# Can both headlight doors/covers quit at the same time?



## noquacks (Jun 5, 2010)

Oh, shoulda mentioned theres no noise of motors when opening/turning lights on........


----------



## noquacks (Jun 5, 2010)

OK, just checked and all I get when light switch goes ON is a quick voltage jolt - too fast to even get a stable reading on the v meter- but appears to indicate 8 or so V. Does that sound right? I mean, is V sent to those motors for just a short burst to just open them and then V quits being sent? 

Now gonna try something different- applying V straight from battery.....hehe.......


----------



## noquacks (Jun 5, 2010)

sheesh, whats going on? applied directly from batt voltage, and nothing. Then reversed polarity and zzzzrrrreeeeeeeep! Doors opened. Again, reversed polarity and they closed! 

Did same for other side and same reaction! Now they work from headlight switch. Why???


----------



## Mr Chips (Mar 23, 2008)

noquacks said:


> sheesh, whats going on? applied directly from batt voltage, and nothing. Then reversed polarity and zzzzrrrreeeeeeeep! Doors opened. Again, reversed polarity and they closed!
> 
> Did same for other side and same reaction! Now they work from headlight switch. Why???


sounds like you might have a relay that is going bad.

Door locks sometimes go through two relays that switch the polarity to cause the actuator motor to change directions. the same is probably the case with your head light eyelids. A positive pulse makes the motor turn one way, a negative pulse turns the motor the opposite.


----------



## noquacks (Jun 5, 2010)

Mr Chips said:


> sounds like you might have a relay that is going bad.
> 
> Door locks sometimes go through two relays that switch the polarity to cause the actuator motor to change directions. the same is probably the case with your head light eyelids.

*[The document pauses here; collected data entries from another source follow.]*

# stckvrflw/pem-spgemm

Hardware: AMD Instinct MI355X
Metric: SpGEMM GFLOP/s (2*flop / t(step1+step2+step3)) (higher is better)
Workload: dtype f64

## Files before the change

### include/pem_spgemm.h

```cpp
#ifndef PEM_SPGEMM_H
#define PEM_SPGEMM_H
#include <stdint.h>

#ifdef __cplusplus
extern "C" {
#endif

typedef int pem_status;
enum {
    PEM_OK = 0,
    PEM_E_INVALID = -1,
    PEM_E_DUPLICATE = -2,
    PEM_E_NOMEM = -3,
    PEM_E_OVERFLOW = -4,
    PEM_E_HIP = -5,
    PEM_E_STATE = -6,
    PEM_E_NODEVICE = -7,
    PEM_E_IO = -8,
    PEM_E_STALE = -9
};

typedef struct pem_ctx pem_ctx;
typedef struct pem_tiled pem_tiled;
typedef struct pem_cplan pem_cplan;
// ... 80 lines not shown

pem_status pem_cplan_create(pem_ctx *ctx, const pem_tiled *A, const pem_tiled *B,
                            int32_t tile_row_begin, int32_t tile_row_end, pem_cplan **out);
pem_status pem_cplan_destroy(pem_ctx *ctx, pem_cplan *plan);

typedef enum { PEM_MASK_STRUCTURE = 0, PEM_MASK_COMPLEMENT = 1 } pem_mask_flags;
pem_status pem_cplan_create_masked(pem_ctx *ctx, const pem_tiled *A, const pem_tiled *B, const pem_tiled *M, int mask_flags,
                                   int32_t tile_row_begin, int32_t tile_row_end, pem_cplan **out);

typedef enum {
    PEM_SEMIRING_PLUS_TIMES = 0,
    PEM_SEMIRING_MIN_PLUS = 1,
    PEM_SEMIRING_MAX_PLUS = 2,
    PEM_SEMIRING_MAX_TIMES = 3,
    PEM_SEMIRING_PLUS_PAIR = 4,
    PEM_SEMIRING_LOR_LAND = 5
} pem_semiring;
pem_status pem_cplan_set_semiring(pem_cplan *plan, int semiring);
pem_status pem_cplan_get_semiring(const pem_cplan *plan, int *semiring);

pem_status pem_tiled_from_cplan(pem_ctx *ctx, const pem_cplan *plan, int transpose, pem_tiled **out);
pem_status pem_tiled_set_values_from_cplan(pem_ctx *ctx, pem_tiled *t, const pem_cplan *plan);

typedef enum { PEM_EWISE_UNION = 0, PEM_EWISE_INTERSECT = 1 } pem_ewise_pattern;
typedef enum {
    PEM_BINOP_PLUS = 0,
    PEM_BINOP_TIMES = 1,
    PEM_BINOP_MIN = 2,
    PEM_BINOP_MAX = 3,
    PEM_BINOP_LOR = 4,
    PEM_BINOP_LAND = 5
} pem_binop;
pem_status pem_tiled_ewise(pem_ctx *ctx, const pem_tiled *A, const pem_tiled *B, int pattern, int op, double alpha, double beta,
                           pem_tiled **out);
pem_status pem_tiled_set_values_from_ewise(pem_ctx *ctx, pem_tiled *t, const pem_tiled *A, const pem_tiled *B);

typedef enum {
    PEM_SELECT_TRIL = 0,
    PEM_SELECT_TRIU = 1,
    PEM_SELECT_DIAG = 2,
    PEM_SELECT_OFFDIAG = 3,
    PEM_SELECT_ROW_LE = 4,
    PEM_SELECT_ROW_GT = 5,
    PEM_SELECT_COL_LE = 6,
    PEM_SELECT_COL_GT = 7,
    PEM_SELECT_VALUE_EQ = 8, PEM_SELECT_VALUE_NE = 9, PEM_SELECT_VALUE_LT = 10,
    PEM_SELECT_VALUE_LE = 11, PEM_SELECT_VALUE_GT = 12, PEM_SELECT_VALUE_GE = 13,
    PEM_SELECT_ABS_GT = 14
} pem_select_op;
pem_status pem_tiled_select(pem_ctx *ctx, const pem_tiled *A, int op, double thunk, pem_tiled **out);
pem_status pem_tiled_set_values_from_select(pem_ctx *ctx, pem_tiled *t, const pem_tiled *A);

typedef enum { PEM_REDUCE_ROWS = 0, PEM_REDUCE_COLS = 1 } pem_reduce_dim;
pem_status pem_tiled_mxv(pem_ctx *ctx, const pem_tiled *A, int semiring, int transpose, const double *dx, double *dy, int accumulate);
pem_status pem_tiled_mxv_f32(pem_ctx *ctx, const pem_tiled *A, int semiring, int transpose, const float *dx, float *dy, int accumulate);
pem_status pem_tiled_reduce(pem_ctx *ctx, const pem_tiled *A, int op, int dim, double *dy, int accumulate);
pem_status pem_tiled_reduce_f32(pem_ctx *ctx, const pem_tiled *A, int op, int dim, float *dy, int accumulate);

pem_status pem_tiled_spmm(pem_ctx *ctx, const pem_tiled *A, int semiring, int transpose, int64_t k, const double *dX, int64_t ldx,
                          double *dY, int64_t ldy, int accumulate);
pem_status pem_tiled_spmm_f32(pem_ctx *ctx, const pem_tiled *A, int semiring, int transpose, int64_t k, const float *dX, int64_t ldx,
                              float *dY, int64_t ldy, int accumulate);

pem_status pem_tiled_set_values_sddmm(pem_ctx *ctx, pem_tiled *t, int semiring, int64_t k, const double *dX, int64_t ldx, const double *dY,
                                      int64_t ldy, int accumulate);
pem_status pem_tiled_set_values_sddmm_f32(pem_ctx *ctx, pem_tiled *t, int semiring, int64_t k, const float *dX, int64_t ldx, const float *dY,
                                          int64_t ldy, int accumulate);
pem_status pem_tiled_sddmm(pem_ctx *ctx, const pem_tiled *S, int semiring, int64_t k, const double *dX, int64_t ldx, const double *dY,
                           int64_t ldy, pem_tiled **out);
pem_status pem_tiled_sddmm_f32(pem_ctx *ctx, const pem_tiled *S, int semiring, int64_t k, const float *dX, int64_t ldx, const float *dY,
                               int64_t ldy, pem_tiled **out);

pem_status pem_tiled_export_csr(pem_ctx *ctx, const pem_tiled *t, int64_t *nnz, int32_t *rowptr, int32_t *colidx, double *vals);
pem_status pem_tiled_export_csr_f32(pem_ctx *ctx, const pem_tiled *t, int64_t *nnz, int32_t *rowptr, int32_t *colidx, float *vals);

typedef enum {
    PEM_OPT_PRUNE = 0,
    PEM_OPT_STEP1_GLOBAL_SORT = 1,
    PEM_OPT_WIDE = 2,
    PEM_OPT_WARM = 3,
    PEM_OPT_S3_BAND = 4,
    PEM_OPT_EXPORT_ROWS = 7,
    PEM_OPT__TEST_FIRST = 5,
    PEM_OPT__LAST = 18
} pem_option;
pem_status pem_cplan_set_option(pem_cplan *plan, pem_option which, int64_t value);
pem_status pem_cplan_get_option(const pem_cplan *plan, pem_option which, int64_t *value);

pem_status pem_spgemm_step1(pem_ctx *ctx, pem_cplan *plan);
pem_status pem_spgemm_step2(pem_ctx *ctx, pem_cplan *plan);
pem_status pem_spgemm_step3(pem_ctx *ctx, pem_cplan *plan);
pem_status pem_spgemm(pem_ctx *ctx, pem_cplan *plan);

typedef struct {
    int32_t tile_row_begin, tile_row_end;
    int32_t row_begin, row_end;
    int64_t ntiles_c;
    int64_t npairs;
    int64_t nnz_c;
    int64_t npairs_all;
} pem_cplan_info;
pem_status pem_cplan_get_info(const pem_cplan *plan, pem_cplan_info *info);

typedef enum {
    PEM_C_TILE_ROWPTR = 0,
    PEM_C_TILE_ROWIDX,
    PEM_C_TILE_COLIDX,
    PEM_C_PAIRS_OFFSET,
    PEM_C_PAIRS_A,
    PEM_C_PAIRS_B,
    PEM_C_MASK,
    PEM_C_TILE_NNZ_PTR,
    PEM_C_ROWPTR,
    PEM_C_ROWCOLIDX,
    PEM_C_VALS
} pem_cplan_array;
pem_status pem_cplan_get_array(pem_ctx *ctx, const pem_cplan *plan, pem_cplan_array which, void *host_dst, int64_t bytes);

pem_status pem_set_graph_replay(pem_ctx *ctx, int on);

pem_status pem_c_export_csr(pem_ctx *ctx, const pem_cplan *plan, int64_t *nnz, int32_t *rowptr,
                            int32_t *colidx, double *vals);
pem_status pem_c_export_csr_device(pem_ctx *ctx, const pem_cplan *plan, int32_t *d_rowptr,
                                   int32_t *d_colidx, double *d_vals);
pem_status pem_c_export_coo(pem_ctx *ctx, const pem_cplan *plan, int64_t *nnz, int32_t *rows,
                            int32_t *cols, double *vals);
pem_status pem_c_export_csr_f32(pem_ctx *ctx, const pem_cplan *plan, int64_t *nnz, int32_t *rowptr,
                                int32_t *colidx, float *vals);
pem_status pem_c_export_csr_device_f32(pem_ctx *ctx, const pem_cplan *plan, int32_t *d_rowptr,
                                       int32_t *d_colidx, float *d_vals);
pem_status pem_c_export_coo_f32(pem_ctx *ctx, const pem_cplan *plan, int64_t *nnz, int32_t *rows,
                                int32_t *cols, float *vals);

pem_status pem_split_tile_rows(pem_ctx *ctx, const pem_tiled *A, const pem_tiled *B, int nparts, int32_t *bounds);
pem_status pem_tile_row_weights(pem_ctx *ctx, const pem_tiled *A, const pem_tiled *B, double *weights);

typedef struct {
    double step1_ms, step2_ms, step3_ms;
    double spgemm_wall_ms;
    double export_ms;
} pem_timings;
pem_status pem_get_timings(pem_ctx *ctx, pem_timings *t);

pem_status pem_set_kernel_profiling(pem_ctx *ctx, int enabled);
pem_status pem_reset_kernel_stats(pem_ctx *ctx);
pem_status pem_kernel_stats_count(pem_ctx *ctx, int *n);
pem_status pem_kernel_stats_get(pem_ctx *ctx, int idx, char *name, int name_cap, int64_t *calls, double *total_ms);

#ifdef __cplusplus
}
#endif
#endif
```

### pem-spgemm_amd/__init__.py

```python
import ctypes as C
import os
import subprocess

import numpy as np

_HERE = os.path.dirname(os.path.abspath(__file__))
LIB_PATH = os.path.join(_HERE, "libpemspgemm_hip.so")

PEM_OK = 0
STATUS_NAMES = {0: "PEM_OK", -1: "PEM_E_INVALID", -2: "PEM_E_DUPLICATE", -3: "PEM_E_NOMEM", -4: "PEM_E_OVERFLOW",
                -5: "PEM_E_HIP", -6: "PEM_E_STATE", -7: "PEM_E_NODEVICE", -8: "PEM_E_IO", -9: "PEM_E_STALE"}

T_ARRAYS = dict(tile_keys=(0, np.int64), tile_nnz_ptr=(1, np.int32), masks=(2, np.uint16), rowptr=(3, np.uint8),
                rowcolidx=(4, np.uint8), vals=(5, np.float64), masks_t=(6, np.uint16), tile_rowptr=(7, np.int32),
                tile_colidx=(8, np.int32), tile_colptr=(9, np.int32), tile_rowidx=(10, np.int32), tile_offsets=(11, np.int32))
C_ARRAYS = dict(c_tile_rowptr=(0, np.int32), c_tile_rowidx=(1, np.int32), c_tile_colidx=(2, np.int32), pairs_offset=(3, np.int32),
                pairs_a=(4, np.int32), pairs_b=(5, np.int32), c_mask=(6, np.uint32), c_tile_nnz_ptr=(7, np.int32),
                c_rowptr=(8, np.uint8), c_rowcolidx=(9, np.uint8), c_vals=(10, np.float64))
C_TEST_ARRAYS = dict(c_mtile=(11, np.int32))

MASK_STRUCTURE, MASK_COMPLEMENT = 0, 1

SEMIRINGS = dict(plus_times=0, min_plus=1, max_plus=2, max_times=3, plus_pair=4, lor_land=5)

ABI_SYMBOLS = [
    "pem_last_error", "pem_version", "pem_ctx_create", "pem_ctx_create_on_stream", "pem_ctx_destroy", "pem_ctx_synchronize",
    "pem_tiled_from_coo", "pem_tiled_from_coo_device", "pem_tiled_from_csr", "pem_tiled_destroy", "pem_tiled_get_info",
    "pem_tiled_get_array", "pem_flop_count", "pem_cplan_create", "pem_cplan_destroy", "pem_spgemm_step1", "pem_spgemm_step2",
    "pem_spgemm_step3", "pem_spgemm", "pem_cplan_get_info", "pem_cplan_get_array", "pem_c_export_csr", "pem_c_export_csr_device",
    "pem_c_export_coo", "pem_split_tile_rows", "pem_tile_row_weights", "pem_get_timings", "pem_set_kernel_profiling", "pem_reset_kernel_stats",
    "pem_kernel_stats_count", "pem_kernel_stats_get", "pem_tiled_save", "pem_tiled_load",
    "pem_tiled_from_coo_f32", "pem_tiled_from_coo_device_f32", "pem_tiled_from_csr_f32", "pem_c_export_csr_f32",
    "pem_c_export_csr_device_f32", "pem_c_export_coo_f32", "pem_set_graph_replay",
    "pem_ctx_reserve", "pem_ctx_trim", "pem_ctx_memory_stats", "pem_cplan_set_option", "pem_cplan_get_option", "pem_debug_scan_i32",
    "pem_debug_refused_launch", "pem_tiled_set_values", "pem_tiled_set_values_device", "pem_tiled_set_values_f32",
    "pem_tiled_set_values_device_f32", "pem_cplan_create_masked", "pem_cplan_set_semiring", "pem_cplan_get_semiring",
    "pem_tiled_from_cplan", "pem_tiled_set_values_from_cplan", "pem_tiled_ewise", "pem_tiled_set_values_from_ewise",
    "pem_tiled_export_csr", "pem_tiled_export_csr_f32", "pem_tiled_select", "pem_tiled_set_values_from_select",
    "pem_tiled_mxv", "pem_tiled_mxv_f32", "pem_tiled_reduce", "pem_tiled_reduce_f32", "pem_tiled_spmm", "pem_tiled_spmm_f32",
    "pem_tiled_set_values_sddmm", "pem_tiled_set_values_sddmm_f32", "pem_tiled_sddmm", "pem_tiled_sddmm_f32",
]

EWISE_PATTERNS = dict(union=0, intersect=1)
BINOPS = dict(plus=0, times=1, min=2, max=3, lor=4, land=5)

SELECT_OPS = ("tril", "triu", "diag", "offdiag", "row_le", "row_gt", "col_le", "col_gt", "value_eq", "value_ne", "value_lt", "value_le",
              "value_gt", "value_ge", "abs_gt")
POSITIONAL_SELECT_OPS = SELECT_OPS[:8]

REDUCE_DIMS = dict(rows=0, cols=1)

VALUE_ORDERS = dict(row=0, col=1)

OPTIONS = dict(prune=0, step1_global_sort=1, wide=2, warm=3, s3_band=4, s1_force_key64=5, s1_xlcap=6, export_rows=7, s1_serial=8, s3_decode=9, s1_xl_global=10, s3_epw=11, s3_idx64=12, s3_mark=13, s3_xcd=14, s1_segments=15, s2_transposed=16, s3_poison=17)


class PemError(RuntimeError):
    def __init__(self, status, msg):
        super().__init__(f"{STATUS_NAMES.get(status, status)}: {msg}")
        self.status = status
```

A positive pulse makes the motor turn one way, a negative pulse turns the motor the opposite.


Thanks a bunch, chips. So, should i start by studying the shop manual's section for this relay? Wouldnt it be in the headlights elec schematic diagram?

Then, once I locate it, I can maybe buy new, cheapest way to try, I figure.......

Thanks!


----------



## Mr Chips (Mar 23, 2008)

make sure you look the wires over well, it's possible you have a bad cennection or a short somewhere as well. It could even be a problem with your headlight switch, but relays are a cheap place to start


----------



## noquacks (Jun 5, 2010)

OK, chips. good tip. will go to work tomorrow.
Thanks.


----------



## ukrkoz (Dec 31, 2010)

well, let me put it this way. IT MOVED. according to Okham blade principle, the simplest possible solution is probably the most valid one.
So, how about lubricating the guides, servos, or whatever else moves to get those doors moving? you might have had it simply rusted/oxidized, and it took little nudge to losen up and went back to working. I'd start there.


----------



## noquacks (Jun 5, 2010)

UK, like I said in post #4, they opened up when direct V applied. I no rust/leaves, etc etc. But, still, I appreciate your concern., So now, UPDATE:

I did the voltage checks specified in the Pontiac shop manual for this "controller" (same as relay?), and all wires/grounds check out OK!!! Dang.

So, then again, I apply direct V from battery (with the headlight switch ON, though), and they open no problem. So motors are good! DANG, DANG, DANG (SMASHUING HEAD AGAINST WALL, SHEETROCK THOUGH, NOt PLASTER).

nO BREAKS IN WIRES THAT i CAN SEE. Controllermust be bad, period, since power goes to the connector wires, but does not transfer to eyelid motors, right? Only conclusion, right guys?

Thanks!!


----------



## ukrkoz (Dec 31, 2010)

ukrkoz said:


> well, let me put it this way. IT MOVED. according to Okham blade principle, the simplest possible solution is probably the most valid one.
> So, how about lubricating the guides, servos, or whatever else moves to get those doors moving?* you might have had it simply rusted/oxidized, and it took little nudge to losen up and went back to working.* I'd start there.


sometimes things get stuck, you know. you, basically, confirming my observation - it moved once, and now works fine. got stuck, otherwise. happens.


----------



## Mr Chips (Mar 23, 2008)

ukrkoz said:


> sometimes things get stuck, you know. you, basically, confirming my observation - it moved once, and now works fine. got stuck, otherwise. happens.


I think you are forgetting this part


noquacks said:


> Oh, shoulda mentioned theres no noise of motors when opening/turning lights on........


If the cover was simply stuck, he'd probably still hear it trying to open/close the stuck cover. It sounds like the motor isn't coming on until he gives it direct voltage, which makes me think that there is an electrical problem between the headlight switch and the headlight motors


----------